### WHAT IS NEEDED
Please return each of the entries that follow, unchanged in every word.

### SUPPLIED DATA
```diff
@@ -746,6 +748,31 @@
     return bad
 
 
+def perm_prims_selftest(a, b):
+    lib = load_library()
+    x = np.ascontiguousarray(a, dtype=np.uint64)
+    y = np.ascontiguousarray(b, dtype=np.uint64)
+    assert x.shape == y.shape and x.ndim == 1
+    bad = np.zeros(4, dtype=np.uint64)
+    _check(lib.p2gpu_perm_prims_selftest(x.ctypes.data, y.ctypes.data, x.size, bad.ctypes.data))
+    return bad
+
+
+def perm_selftest(w, sigma, x, prev, nxt, k, betas, gammas, perm_form=1):
+    lib = load_library()
+    w, sigma, prev, nxt = _u64(w), _u64(sigma), _u64(prev), _u64(nxt)
+    x, k, betas, gammas = (np.ascontiguousarray(v, dtype=np.uint64) for v in (x, k, betas, gammas))
+    cnt, rows = w.shape
+    K = betas.size
+    assert sigma.shape == (cnt, rows) and x.shape == (rows,) and prev.shape == (K, rows) and nxt.shape == (K, rows)
+    assert k.shape == (cnt,) and gammas.shape == (K,)
+    out = np.zeros((2, K, 2, rows), dtype=np.uint64)
+    info = np.zeros(2, dtype=np.uint64)
+    _check(lib.p2gpu_perm_selftest(w.ctypes.data, sigma.ctypes.data, x.ctypes.data, prev.ctypes.data, nxt.ctypes.data, k.ctypes.data,
+                                   cnt, rows, K, betas.ctypes.data, gammas.ctypes.data, int(perm_form), out.ctypes.data, info.ctypes.data))
+    return out, bool(info[0]), bool(info[1])
+
+
 def hash_rows(rows):
     lib = load_library()
     r = _u64(rows)
diff --git a/include/p2gpu.h b/include/p2gpu.h
--- a/include/p2gpu.h
+++ b/include/p2gpu.h
@@ -122,6 +122,10 @@
 int p2gpu_hash_rows(const uint64_t *rows, size_t n_rows, size_t row_len, uint8_t *digests_out);
 int p2gpu_field_selftest(const uint64_t *a, const uint64_t *b, size_t n, uint64_t bad_out[8]);
 int p2gpu_field_selftest16(const uint64_t *a, const uint64_t *b, size_t n, uint64_t bad_out[16]);
+int p2gpu_perm_prims_selftest(const uint64_t *a, const uint64_t *b, size_t n, uint64_t bad_out[4]);
+int p2gpu_perm_selftest(const uint64_t *w, const uint64_t *sigma, const uint64_t *x, const uint64_t *prev, const uint64_t *next,
+                        const uint64_t *k, size_t cnt, size_t rows, size_t K, const uint64_t *betas, const uint64_t *gammas,
+                        int perm_form, uint64_t *out, uint64_t info_out[2]);
 
 const char *p2gpu_last_error(void);
 int p2gpu_device_info(char *name_out, size_t name_cap, int *cu_count, size_t *hbm_bytes);
```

### RESULT OF THE EXERCISE
```diff
@@ -746,6 +748,31 @@
     return bad
 
 
+def perm_prims_selftest(a, b):
+    lib = load_library()
+    x = np.ascontiguousarray(a, dtype=np.uint64)
+    y = np.ascontiguousarray(b, dtype=np.uint64)
+    assert x.shape == y.shape and x.ndim == 1
+    bad = np.zeros(4, dtype=np.uint64)
+    _check(lib.p2gpu_perm_prims_selftest(x.ctypes.data, y.ctypes.data, x.size, bad.ctypes.data))
+    return bad
+
+
+def perm_selftest(w, sigma, x, prev, nxt, k, betas, gammas, perm_form=1):
+    lib = load_library()
+    w, sigma, prev, nxt = _u64(w), _u64(sigma), _u64(prev), _u64(nxt)
+    x, k, betas, gammas = (np.ascontiguousarray(v, dtype=np.uint64) for v in (x, k, betas, gammas))
+    cnt, rows = w.shape
+    K = betas.size
+    assert sigma.shape == (cnt, rows) and x.shape == (rows,) and prev.shape == (K, rows) and nxt.shape == (K, rows)
+    assert k.shape == (cnt,) and gammas.shape == (K,)
+    out = np.zeros((2, K, 2, rows), dtype=np.uint64)
+    info = np.zeros(2, dtype=np.uint64)
+    _check(lib.p2gpu_perm_selftest(w.ctypes.data, sigma.ctypes.data, x.ctypes.data, prev.ctypes.data, nxt.ctypes.data, k.ctypes.data,
+                                   cnt, rows, K, betas.ctypes.data, gammas.ctypes.data, int(perm_form), out.ctypes.data, info.ctypes.data))
+    return out, bool(info[0]), bool(info[1])
+
+
 def hash_rows(rows):
     lib = load_library()
     r = _u64(rows)
diff --git a/include/p2gpu.h b/include/p2gpu.h
--- a/include/p2gpu.h
+++ b/include/p2gpu.h
@@ -122,6 +122,10 @@
 int p2gpu_hash_rows(const uint64_t *rows, size_t n_rows, size_t row_len, uint8_t *digests_out);
 int p2gpu_field_selftest(const uint64_t *a, const uint64_t *b, size_t n, uint64_t bad_out[8]);
 int p2gpu_field_selftest16(const uint64_t *a, const uint64_t *b, size_t n, uint64_t bad_out[16]);
+int p2gpu_perm_prims_selftest(const uint64_t *a, const uint64_t *b, size_t n, uint64_t bad_out[4]);
+int p2gpu_perm_selftest(const uint64_t *w, const uint64_t *sigma, const uint64_t *x, const uint64_t *prev, const uint64_t *next,
+                        const uint64_t *k, size_t cnt, size_t rows, size_t K, const uint64_t *betas, const uint64_t *gammas,
+                        int perm_form, uint64_t *out, uint64_t info_out[2]);
 
 const char *p2gpu_last_error(void);
 int p2gpu_device_info(char *name_out, size_t name_cap, int *cu_count, size_t *hbm_bytes);
```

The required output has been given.